Début de l'exercice inédit de "Convention citoyenne" sur le climat

La "Convention citoyenne sur le climat" s'est ouverte vendredi à Paris, exercice inédit dans la vie politique française pour proposer des mesures destinées à lutter contre le réchauffement climatique.

"Rien n'est interdit" a lancé Edouard Philippe aux 150 citoyens tirés au sort qui vont participer à cette "forme de démocratie participative inédite," selon la formule du Premier ministre venu leur présenter leur feuille de route.

C'est Emmanuel Macron qui avait annoncé cette Convention à l'issue du "grand débat" né de la crise des "gilets jaunes". Le sujet est en effet potentiellement explosif, puisque cette "crise sociale" avait justement été "déclenchée" par une possible hausse de la taxe carbone sur les carburants, a rappelé M. Philippe.

La mission est donc de proposer au gouvernement des mesures pour "réduire les émissions de gaz à effet de serre d'au moins 40% d'ici à 2030 par rapport à 1990", le tout dans un esprit de "justice sociale".

Le Premier ministre a rappelé l'engagement d'agir sur ces proposions en les soumettant soit au parlement, soit éventuellement à référendum.

Mais elles devront être finançables, a-t-il souligné, tout en souhaitant faire "de cette exigence environnementale un moteur d'action concret".

Les participants à la Convention ont été tirés au sort parmi 250.000 numéros de téléphone, avec des critères de représentativité (sexe, âge, catégorie professionnelle, lieu d'habitation...) pour refléter l'ensemble de la population.

Après une première journée consacrée principalement à la présentation de l'exercice - dont le Premier ministre a assuré qu'il serait appelé à se reproduire s'il faisait ses preuves - ils doivent se réunir pour six weekends de travaux d'ici fin janvier.

- "s'affranchir des limites imposées" -

Ils bénéficieront de l'intervention de différents experts, scientifiques, économistes, chercheurs en sciences sociales ou politiques, et d'experts sur l'application légale de leurs propositions, qui seront rendues publiques.

Ils doivent notamment travailler autour de cinq grandes thématiques: se déplacer, consommer, se nourrir, se loger, produire et travailler.

"Je suis très satisfaite, j'espère pouvoir faire entendre ma voix, j'ai de fortes convictions environnementales", se réjouit Muriel Raulic, intermittente du spectacle de 47 ans, venue de Toulouse et ravie d'avoir été tirée au sort.

"J'espère que ça servira à quelque chose", explique de son côté Alexia Fundere, 22 ans, étudiante originaire de Guadeloupe.

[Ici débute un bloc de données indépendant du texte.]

int tgx_upload(tgx_ctx* c, const char* name, const void* host, const int64_t* shape, int nd, int src_dtype) {
  if (!c || !name || !host || !shape) return c ? set_err(c, TGX_ERR_INVALID, "null argument") : TGX_ERR_INVALID;
  HIP_OK(c, hipSetDevice(c->device));
// ... 73 lines not shown
  if (c->gpt2) {
    if (!c->embed_ok) return set_err(c, TGX_ERR_STATE, "Missing key: wte.weight");
    if (!c->wpe_ok) return set_err(c, TGX_ERR_STATE, "Missing key: wpe.weight");
    if (!c->final_norm_ok || !c->final_norm_b_ok) return set_err(c, TGX_ERR_STATE, "Missing key: ln_f.%s", c->final_norm_ok ? "bias" : "weight");
    for (int l = 0; l < d.layers; l++)
      if (c->L[(size_t)l].gpt2_filled != 0xfff) return set_err(c, TGX_ERR_STATE, "Missing key in h.%d", l);
  }
  if (!c->gpt2 && !c->embed_ok) return set_err(c, TGX_ERR_STATE, "Missing key: model.embed_tokens.weight");
  if (!d.tied && !c->lm_head_ok) return set_err(c, TGX_ERR_STATE, "Missing key: lm_head.weight");
  if (!c->gpt2 && !c->final_norm_ok) return set_err(c, TGX_ERR_STATE, "Missing key: model.norm.weight");
  for (int l = 0; l < d.layers && !c->gpt2; l++) {
    const LayerW& w = c->L[(size_t)l];
    static const char* merged_names[8] = {"self_attn.q_proj.weight", "self_attn.k_proj.weight", "self_attn.v_proj.weight", "mlp.gate_proj.weight", "mlp.up_proj.weight",
                                          "self_attn.q_proj.bias", "self_attn.k_proj.bias", "self_attn.v_proj.bias"};
    for (int b = 0; b < (d.qkv_bias ? 8 : 5); b++)
      if (!(w.merged_filled & (1 << b))) return set_err(c, TGX_ERR_STATE, "Missing key: model.layers.%d.%s", l, merged_names[b]);
    if (!w.in_norm_ok || !w.post_norm_ok || !w.wo_ok || !w.wdown_ok)
      return set_err(c, TGX_ERR_STATE, "Missing key: model.layers.%d.%s", l, !w.in_norm_ok ? "input_layernorm.weight" : !w.post_norm_ok ? "post_attention_layernorm.weight" : !w.wo_ok ? "self_attn.o_proj.weight" : "mlp.down_proj.weight");
    if (d.qk_norm && (!w.q_norm_ok || !w.k_norm_ok)) return set_err(c, TGX_ERR_STATE, "Missing key: model.layers.%d.self_attn.{q,k}_norm.weight", l);
  }
  if (c->finalized) return TGX_OK;

  std::vector<float> cs, sn;
  if (c->gpt2) {
    cs.assign((size_t)d.max_ctx * (hd / 2), 1.0f);
    sn.assign((size_t)d.max_ctx * (hd / 2), 0.0f);
  } else build_rope_host(d, cs, sn);
  int rc;
  if ((rc = dev_alloc(c, &c->rope_cos, cs.size()))) return rc;
  if ((rc = dev_alloc(c, &c->rope_sin, sn.size()))) return rc;
  HIP_OK(c, hipMemcpy(c->rope_cos, cs.data(), cs.size() * 4, hipMemcpyHostToDevice));
  HIP_OK(c, hipMemcpy(c->rope_sin, sn.data(), sn.size() * 4, hipMemcpyHostToDevice));

  c->lm_grid = gemv_grid(c, (V + 1) / 2, 1, c->tune[TGX_KERNEL_LMHEAD].bpc);
  int ns = c->num_cus / d.kv_heads;
  c->attn_nsplit = ns < 1 ? 1 : (ns > 32 ? 32 : ns);
  if (c->attn_nsplit_opt > 0) c->attn_nsplit = c->attn_nsplit_opt;

  c->rows.resize((size_t)d.max_batch);
  const size_t B = (size_t)d.max_batch;
  size_t kv_elems = (size_t)d.layers * d.kv_heads * d.max_ctx * hd;
  c->kv_row_elems = kv_elems;
  size_t kv_total = B * kv_elems;
  if (c->kv_budget_tokens > 0) {
    if (c->dt == tgx::DT_F32) return set_err(c, TGX_ERR_UNSUPPORTED, "kv.budget_tokens: paged KV serves the 16-bit storage dtypes");
    c->kv_paged = true;
    c->kv.init(d.max_batch, d.max_ctx, c->kv_budget_tokens, tgx::KV_BLOCK);
    kv_total = (size_t)d.layers * c->kv.n_blocks() * d.kv_heads * tgx::KV_BLOCK * hd;
    c->kv_row_elems = 1;
    if ((rc = dev_alloc(c, &c->kv_tbl, B * (size_t)c->kv.tbl_stride()))) return rc;
    HIP_OK(c, hipMemset(c->kv_tbl, 0, B * (size_t)c->kv.tbl_stride() * 4));
  }
  c->attn_part_row = (size_t)d.heads * c->attn_nsplit * (hd + 4);
  if ((rc = dev_alloc(c, &c->slab_x, B * H))) return rc;
  if ((rc = dev_alloc(c, &c->slab_q, B * qd))) return rc;
  if ((rc = dev_alloc(c, &c->slab_kraw, B * kvd))) return rc;
  if ((rc = dev_alloc(c, &c->slab_attn, B * qd))) return rc;
  if ((rc = dev_alloc(c, &c->slab_h, B * I))) return rc;
  if ((rc = dev_alloc(c, &c->slab_logits, B * V))) return rc;
  if ((rc = dev_alloc(c, &c->slab_probs, B * V))) return rc;
  if ((rc = dev_alloc(c, &c->slab_part_val, B * c->lm_grid))) return rc;
  if ((rc = dev_alloc(c, &c->slab_part_idx, B * c->lm_grid))) return rc;
  if ((rc = dev_alloc(c, &c->slab_attn_part, B * c->attn_part_row))) return rc;
  if ((rc = dev_alloc(c, &c->slab_tok, B))) return rc;
  if ((rc = dev_alloc(c, &c->slab_pos, B))) return rc;
  if ((rc = dev_alloc(c, &c->slab_prompt, B * d.max_ctx))) return rc;
  if ((rc = dev_alloc(c, &c->slab_k, kv_total * c->esz))) return rc;
// ... 1833 lines not shown
  if (!strcmp(key, "snapshot.stage_kib")) { if (value < 1) return set_err(c, TGX_ERR_INVALID, "snapshot.stage_kib is a size in KiB (one layer of a row is always staged)"); c->snapshot_stage_kib = value; return TGX_OK; }
  if (!strcmp(key, "oproj.sliced")) { drop_step_graphs(c); c->oproj_sliced = value != 0; return TGX_OK; }
  if (!strcmp(key, "weights.packed") || !strcmp(key, "weights.packed_classes")) {
    if (c->finalized) return set_err(c, TGX_ERR_STATE, "%s is set before tgx_finalize (the packed copies are made there)", key);
    if (key[14] == '_') { if (value < 0 || value > 7) return set_err(c, TGX_ERR_INVALID, "weights.packed_classes is a mask of gate_up (1), down (2), lm_head (4)"); c->packed_classes = value; }
    else c->weights_packed = value != 0;
    return TGX_OK;
  }
  if (!strcmp(key, "kv.budget_tokens")) {
    if (c->finalized) return set_err(c, TGX_ERR_STATE, "kv.budget_tokens is set before tgx_finalize (it sizes the caches)");
    if (value < 0) return set_err(c, TGX_ERR_INVALID, "kv.budget_tokens >= 0 (0 = one max_ctx slab per row)");
    c->kv_budget_tokens = value; return TGX_OK;
  }
  if (!strcmp(key, "attn.nsplit")) {
    if (c->finalized) return set_err(c, TGX_ERR_STATE, "attn.nsplit must be set before tgx_finalize");
    if (value < 1 || value > 32) return set_err(c, TGX_ERR_INVALID, "attn.nsplit out of range");
    c->attn_nsplit_opt = value;
    return TGX_OK;
  }
  for (int i = 0; i < TGX_KERNEL_COUNT; i++) {
    const size_t n = strlen(cls_names[i]);
    if (strncmp(key, cls_names[i], n) || key[n] != '.') continue;
    if (!strcmp(key + n + 1, "ks")) {
      if (value != 1 && value != 2 && value != 4) return set_err(c, TGX_ERR_INVALID, "ks must be 1, 2 or 4");
      c->tune[i].ks = value;
      return TGX_OK;
    }
    if (!strcmp(key + n + 1, "bpc")) {
      if (value < 1 || value > 16) return set_err(c, TGX_ERR_INVALID, "bpc out of range");
      if (i == TGX_KERNEL_LMHEAD && c->finalized) return set_err(c, TGX_ERR_STATE, "lmhead.bpc must be set before tgx_finalize");
      c->tune[i].bpc = value;
      return TGX_OK;
    }
  }
  return set_err(c, TGX_ERR_INVALID, "unknown option %s", key);
}
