__device__ __forceinline__ uint64_t shfl_xor_u64(uint64_t v, int mask) {
  unsigned lo = (unsigned)v, hi = (unsigned)(v >> 32);
  lo = (unsigned)__shfl_xor((int)lo, mask, 64);
  hi = (unsigned)__shfl_xor((int)hi, mask, 64);
  return ((uint64_t)hi << 32) | lo;
}
#define GSL_SORT_PAD 0x7FF0000000000000ull
__device__ __forceinline__ void cswap(uint64_t& a, uint64_t& b) {
  const double x = __longlong_as_double((long long)a), y = __longlong_as_double((long long)b);
  double lo, hi;
  asm("v_min_f64 %0, %1, %2" : "=v"(lo) : "v"(x), "v"(y));
  asm("v_max_f64 %0, %1, %2" : "=v"(hi) : "v"(x), "v"(y));
  a = (uint64_t)__double_as_longlong(lo);
  b = (uint64_t)__double_as_longlong(hi);
}
__device__ __forceinline__ uint64_t pick(uint64_t a, uint64_t o, unsigned long long keep_min_mask) {
  const unsigned long long take = ~(__ballot(o < a) ^ keep_min_mask);
  return ((uint64_t)sel(take, (unsigned)(o >> 32), (unsigned)(a >> 32)) << 32) |
         sel(take, (unsigned)o, (unsigned)a);
}
// ... 55 lines not shown
  }
#pragma unroll 1
  for (int tb = 1; tb <= 6; ++tb) {
    int mask = (1 << tb) - 1;
    const unsigned long long keep_min = __ballot(((lane >> (tb - 1)) & 1) == 0);
    switch (tb) {
      case 1: flip_stage<KPT>(k, XDpp<0xB1>(), keep_min); break;
      case 2: flip_stage<KPT>(k, XDpp<0x1B>(), keep_min); break;
      case 3: flip_stage<KPT>(k, XDpp<0x141>(), keep_min); break;
      case 4: flip_stage<KPT>(k, XDpp<0x140>(), keep_min); break;
      default: flip_stage<KPT>(k, XShfl{mask}, keep_min); break;
    }
#pragma unroll 1
    for (int b = tb - 2; b >= 0; --b) {
      const unsigned long long km = __ballot(((lane >> b) & 1) == 0);
      switch (b) {
        case 0: clean_stage<KPT>(k, XDpp<0xB1>(), km); break;
        case 1: clean_stage<KPT>(k, XDpp<0x4E>(), km); break;
        case 2: clean_stage<KPT>(k, XDppXor4(), km); break;
        case 3: clean_stage<KPT>(k, XDpp<0x128>(), km); break;
        default: clean_stage<KPT>(k, XShfl{1 << b}, km); break;
      }
    }
#pragma unroll
    for (int lj = LK - 1; lj >= 0; --lj)
#pragma unroll
      for (int r = 0; r < KPT; ++r) {
        int p = r ^ (1 << lj);
        if (r < p) cswap(k[r], k[p]);
      }
  }
}

__device__ __forceinline__ int prefix_count_share(const int32_t* __restrict__ counts, int n, int cap, int tid) {
  int acc = 0;
  for (int base = 0; base < n; base += 256 * 8) {
    int v[8];
#pragma unroll
    for (int u = 0; u < 8; ++u) {
      const int i = base + u * 256 + tid;
      v[u] = (i < n) ? counts[i] : 0;
    }
#pragma unroll
    for (int u = 0; u < 8; ++u) acc += min(v[u], cap);
  }
  return acc;
}
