struct SortBuffers {
  uint32_t *key_a, *key_b, *val_a, *val_b, *table, *partials;
};
int launch_radix_sort(const SortBuffers& b, int64_t n_host, const int32_t* n_dev, int bits, bool vals_in_identity,
                      hipStream_t st);
void launch_emit(const olsr_scene& s, const FrameDims& d, const GeometryState& g, const BinningState& b,
                 int64_t bin_sync_words, int64_t n_host, const uint32_t* order, const uint32_t* alt_totals,
                 const uint32_t* alt_unless, const int32_t* n_order_dev, hipStream_t st);
void launch_row_compaction(const uint8_t* flags, int64_t n_host, const int32_t* n_dev, bool packed_ref15,
                           uint32_t* rowbase, uint32_t* row_status, uint32_t* sync, int64_t row_capacity,
                           int32_t* counters, int32_t* status_dev, hipStream_t st);
struct LossFinalArgs {
  const float* partials;
  int nb, W, H, F, has_lang;
  float alpha, lamda;
  float* loss;
  float* d_exposure;
  int use_exposure, zero_exposure;
};
struct ForwardTailRows {
  const uint8_t* flags;
  int64_t n_host;
  const int32_t* n_dev;
  bool packed_ref15;
  uint32_t* rowbase;
  uint32_t* row_status;
  uint32_t* sync;
  int64_t row_capacity;
  int32_t* counters;
};
void launch_tile_order(const uint32_t* tile_work, uint32_t* tile_order, uint32_t* order_copy, int ntiles,
                       uint32_t* live_rows, int32_t* rows_mailbox, int32_t rows_seq, const int32_t* counters,
                       int32_t* num_rendered_dev, int32_t* sticky_error, const uint32_t* hint_slot, float* depth_cut,
                       int gx, int gy, const LossFinalArgs& loss_final, const ForwardTailRows* rows, hipStream_t st);
void launch_tile_ranges(const uint32_t* sorted_keys, int64_t n_host, const int32_t* n_dev, uint32_t* ranges,
                        uint8_t* flags, hipStream_t st);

Elle pense poster ses impressions des travaux sur les réseaux sociaux, pour "tenir au courant ma génération".

"C'est une chance qui nous est donnée de faire avancer les choses sur deux grands sujets, la démocratie et le climat", a déclaré de son côté Thierry Pech, directeur de la fondation Terra Nova et co-président du comité de gouvernance de la Convention, organe mis en place pour garantir l'indépendance du processus.

Sa co-présidente Laurence Tubiana, architecte des accords de Paris, y a vu "un moment de vérité", exprimant sa "conviction que la société et nos concitoyens sont plus en avance qu'on ne le pense et amèneront le gouvernement à s'armer de courage pour mener une transition écologique juste".

Par souci de transparence une partie des travaux seront diffusées sur le site de la convention (https://www.conventioncitoyennepourleclimat.fr), où sera également accessible la documentation fournie aux participants.

Ce modèle de "convention citoyenne", inédit en France, a par exemple été utilisé plusieurs fois en Irlande, débouchant notamment sur les référendums sur la légalisation de l'avortement ou le mariage pour tous.

Mais la démarche ne convainc pas nombre d'ONG, qui estiment que l'exécutif en profite pour ne pas assumer ses responsabilités. "Le lancement de cette convention ne doit pas faire oublier l'inaction continuelle du gouvernement", a ainsi dénoncé Greenpeace, appelant les participants à "s'affranchir des limites imposées par le gouvernement".

Et dans une tribune publiée sur le site Reporterre, des associations, dont des membres d'Extinction Rebellion, mouvement qui appelle à des actions de désobéissance civile dans la semaine qui vient, ont fustigé "des dispositifs (qui) ne proposent que des mesurettes ou des promesses lointaines et jamais tenues (et) ne servent qu'à gagner du temps".